Despite Kelner's attempt to soften this conclusion, prefacing it as he does by saying that he is "doubly wary of offering a post hoc explanation of a non-finding," I would take it a step further. Treating Birthright participants as consumers has its limitations, but they aren't really ordinary consumers, because they haven't paid for the trip. If Birthright exists to persuade the next generation of Jews to take responsibility for the future of Jewish diaspora life, telling them that an all-expenses-paid trip is their, well, birthright, may have unintended consequences.
Nonetheless, Birthright has been an incredible success. The CMJS report published in February of this year (which excludes Orthodox respondents) showed that participants are 51 percent more likely than non-participants to marry a Jewish person. When co-founder Michael Steinhardt is introduced to Birthright participants and alumni, he often asks them whether they met their future spouse on the trip-and has also offered free honeymoons to those who have.
However, the report also showed that alumni below the age of 30 are actually less likely to be married than their peers who did not go on the trip. Since participants are more likely than non-participants to want to marry a Jew, they may "spend a longer time searching for a suitable partner and place more value on a non-Jewish partner's willingness to convert to Judaism," or so speculates the report. There is probably truth to this, but it raises (or evades) an obvious question: Is finding a nice Jewish boy or girl really so hard? The answer is probably "yes" when participants return to social circles that are not predominantly Jewish. They may find themselves searching for a Jewish spouse without having really made their lives more Jewish, anchored in the Jewish community.
In creating Birthright Israel NEXT, an alumni network whose mission is, in part, "to deepen their personal commitments to Jewish life, and find or form a community where Jewish responsibility, learning, and celebration thrive," Birthright is trying to address this issue. The organization claims to "have attracted 70,000 young Jewish adults to cultural and educational events and home-based Shabbat meals," just over a quarter of the number of all Birthright alumni.
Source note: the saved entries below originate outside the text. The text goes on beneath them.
template <int BN, int BK>
__global__ __launch_bounds__(256) void igemm_fast_kernel(const IgemmArgs a) {
  using Cf = FastCfg<BN, BK>;
  constexpr int NA = Cf::NA, NB = Cf::NB, PT = Cf::PT, CT = Cf::CT, KK = Cf::KK, STAGE = Cf::STAGE, A_BYTES = Cf::A_BYTES;
  extern __shared__ __attribute__((aligned(16))) char smem[];
  const int tid = threadIdx.x, lane = tid & 63;
  const int wave = __builtin_amdgcn_readfirstlane(tid >> 6);
// ... 1023 lines not shown
namespace smallk { constexpr int ROWS = 32; }
__global__ __launch_bounds__(256) void smallk_kernel(const bf16_t* __restrict__ x, const bf16_t* __restrict__ w, const float* __restrict__ bias,
                                                     bf16_t* __restrict__ out, long long M, int cout_store, long long ldo) {
  typedef __bf16 v2bf __attribute__((ext_vector_type(2)));
  __shared__ uint4 xs[4 * smallk::ROWS][4];
  const int lane = threadIdx.x & 63, wave = threadIdx.x >> 6;
  const long long rb = (long long)blockIdx.x * 4 * smallk::ROWS;
#pragma unroll
  for (int i = 0; i < 2; ++i) {
    const int idx = threadIdx.x + i * 256;
    const long long m = rb + (idx >> 2);
    xs[idx >> 2][idx & 3] = m < M ? *(const uint4*)(x + m * 32 + (idx & 3) * 8) : uint4{0u, 0u, 0u, 0u};
  }
  const int n0 = (blockIdx.y * 64 + lane) * 4;
  const bool live = n0 < cout_store;
  uint32_t wr[4][16];
  float b[4] = {0.f, 0.f, 0.f, 0.f};
  if (live) {
#pragma unroll
    for (int j = 0; j < 4; ++j)
#pragma unroll
      for (int q = 0; q < 4; ++q) {
        const uint4 v = *(const uint4*)(w + (long long)(n0 + j) * 32 + q * 8);
        wr[j][q * 4 + 0] = v.x; wr[j][q * 4 + 1] = v.y; wr[j][q * 4 + 2] = v.z; wr[j][q * 4 + 3] = v.w;
      }
    if (bias) { b[0] = bias[n0]; b[1] = bias[n0 + 1]; b[2] = bias[n0 + 2]; b[3] = bias[n0 + 3]; }
  }
  __syncthreads();
  if (!live) return;
  const long long r0 = rb + wave * smallk::ROWS;
#pragma unroll 4
  for (int r = 0; r < smallk::ROWS; ++r) {
    const long long m = r0 + r;
    if (m >= M) break;
    uint32_t xr[16];
#pragma unroll
    for (int q = 0; q < 4; ++q) {
      const uint4 v = xs[wave * smallk::ROWS + r][q];
      xr[q * 4 + 0] = v.x; xr[q * 4 + 1] = v.y; xr[q * 4 + 2] = v.z; xr[q * 4 + 3] = v.w;
    }
    float acc[4] = {b[0], b[1], b[2], b[3]};
#pragma unroll
    for (int k = 0; k < 16; ++k)
#pragma unroll
      for (int j = 0; j < 4; ++j)
        acc[j] = __builtin_amdgcn_fdot2_f32_bf16(__builtin_bit_cast(v2bf, wr[j][k]), __builtin_bit_cast(v2bf, xr[k]), acc[j], false);
    uint2 o;
    o.x = pack_bf2(acc[0], acc[1]);
    o.y = pack_bf2(acc[2], acc[3]);
    *(uint2*)(out + m * ldo + n0) = o;
  }
}

enum ConvKernel { K_IGEMM = 0, K_IGEMM_FAST, K_HALO4X, K_HALO4X_UP, K_GEMM8P, K_SMALLK, K_HALO4X_SUB };
static const char* const kKernelNames[] = {"igemm_kernel", "igemm_fast_kernel", "conv3x3_halo4x_kernel", "conv3x3_halo4x_kernel", "gemm8p_kernel",
                                           "smallk_kernel", "conv3x3_halo4x_kernel"};

static inline int desc_nb(const dove_conv_desc* d) { return d->nb > 1 ? d->nb : 1; }

static ConvKernel select_kernel(const dove_conv_desc* d) {
  const long long M = (long long)desc_nb(d) * d->t_out * d->h_out * d->w_out;
  const bool frame_fits = (long long)d->h_in * d->w_in * d->cin * 2 < (1ll << 31);
  const bool plain_gemm = d->kt == 1 && d->kh == 1 && d->kw == 1 && d->stride == 1 && d->up == 0 && d->tmode == 0 &&
                          d->t_in == d->t_out && d->h_in == d->h_out && d->w_in == d->w_out && d->cout_pad % 128 == 0 && M >= 4096 &&
                          (long long)512 * d->cin * 2 < (1ll << 31);
  const bool pointwise = d->kt == 1 && d->kh == 1 && d->kw == 1 && d->stride == 1 && d->up == 0 && d->tmode == 0 && d->t_in == d->t_out &&
                         d->h_in == d->h_out && d->w_in == d->w_out;
  if (pointwise && d->cin == 32 && d->act == 0 && !d->resid && !d->gate && d->cout_store >= 128) return K_SMALLK;
  if (plain_gemm) {
    if (d->cout_pad % 256 == 0 && d->cout_store % 256 == 0 && d->cin % 128 == 0 && d->cin >= 256 && (long long)256 * d->cin * 2 < (1ll << 31) &&
        d->ldo < (1 << 20) && d->ldr < (1 << 20) && (d->act == 0 || d->act == 1))
      return K_GEMM8P;
  }
  const bool conv3 = d->kh == 3 && d->kw == 3 && d->stride == 1 && d->pad_h == 1 && d->pad_w == 1 && d->act == 0 && !d->gate &&
                     d->cout_pad % 128 == 0 && frame_fits;
  if (conv3) {
    const bool same = d->up == 0 && d->tmode == 0 && d->h_out == d->h_in && d->w_out == d->w_in && d->w_out >= 16 && d->h_out >= 16;
    const bool ups = d->up == 1 && d->kt == 1 && d->h_out == 2 * d->h_in && d->w_out == 2 * d->w_in && d->h_out >= 16 && d->w_out >= 32;
    const bool h4 = d->cout_store % 128 == 0 && d->cin % 64 == 0 && d->ldo < (1 << 20) && (!d->resid || d->ldr < (1 << 20));
    if (same && h4) return K_HALO4X;
    if (ups && h4 && d->w_sub && d->h_in >= 16 && d->w_in >= 32) return K_HALO4X_SUB;
    if (ups && h4) return K_HALO4X_UP;
  }
  const int BN = (d->cout_pad % 128 == 0) ? 128 : ((d->cout_pad % 64 == 0) ? 64 : 32);
  const bool fits = frame_fits && (long long)BN * d->cin * 2 < (1ll << 31);
  return (d->up == 0 && fits) ? K_IGEMM_FAST : K_IGEMM;
}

Kelner's book, focused specifically as it is on the dynamics of the Birthright tour, says nothing about this initiative, but What We Brought Back, a small new collection of "reflections by alumni," does.
The volume is eclectic, with essays, poems, plays, photographs, and even a comic strip. There is Ruby Marez, "a Puerto Rican, Panamanian, Polish, Russian, Spanish, African, Lithuanian, Palestinian, Jewish, first-generation American" comedian from St. Louis who returns from Birthright and studies at NEXT's Jewish Enrichment Center in Manhattan. We meet M. K. Hall, the Harvard J.D.-turned-creative writer who completes her Jewish conversion classes only after the trip. There is even Jordan Fliegel, who returns to Israel two years after his Birthright trip to play basketball for Hapoel Migdal Jerusalem. It is a charming little anthology that gives testimony to Birthright's power to enrich and even change individual lives. What it does not and cannot show is whether Birthright will change the trajectory of Jewish life in the diaspora.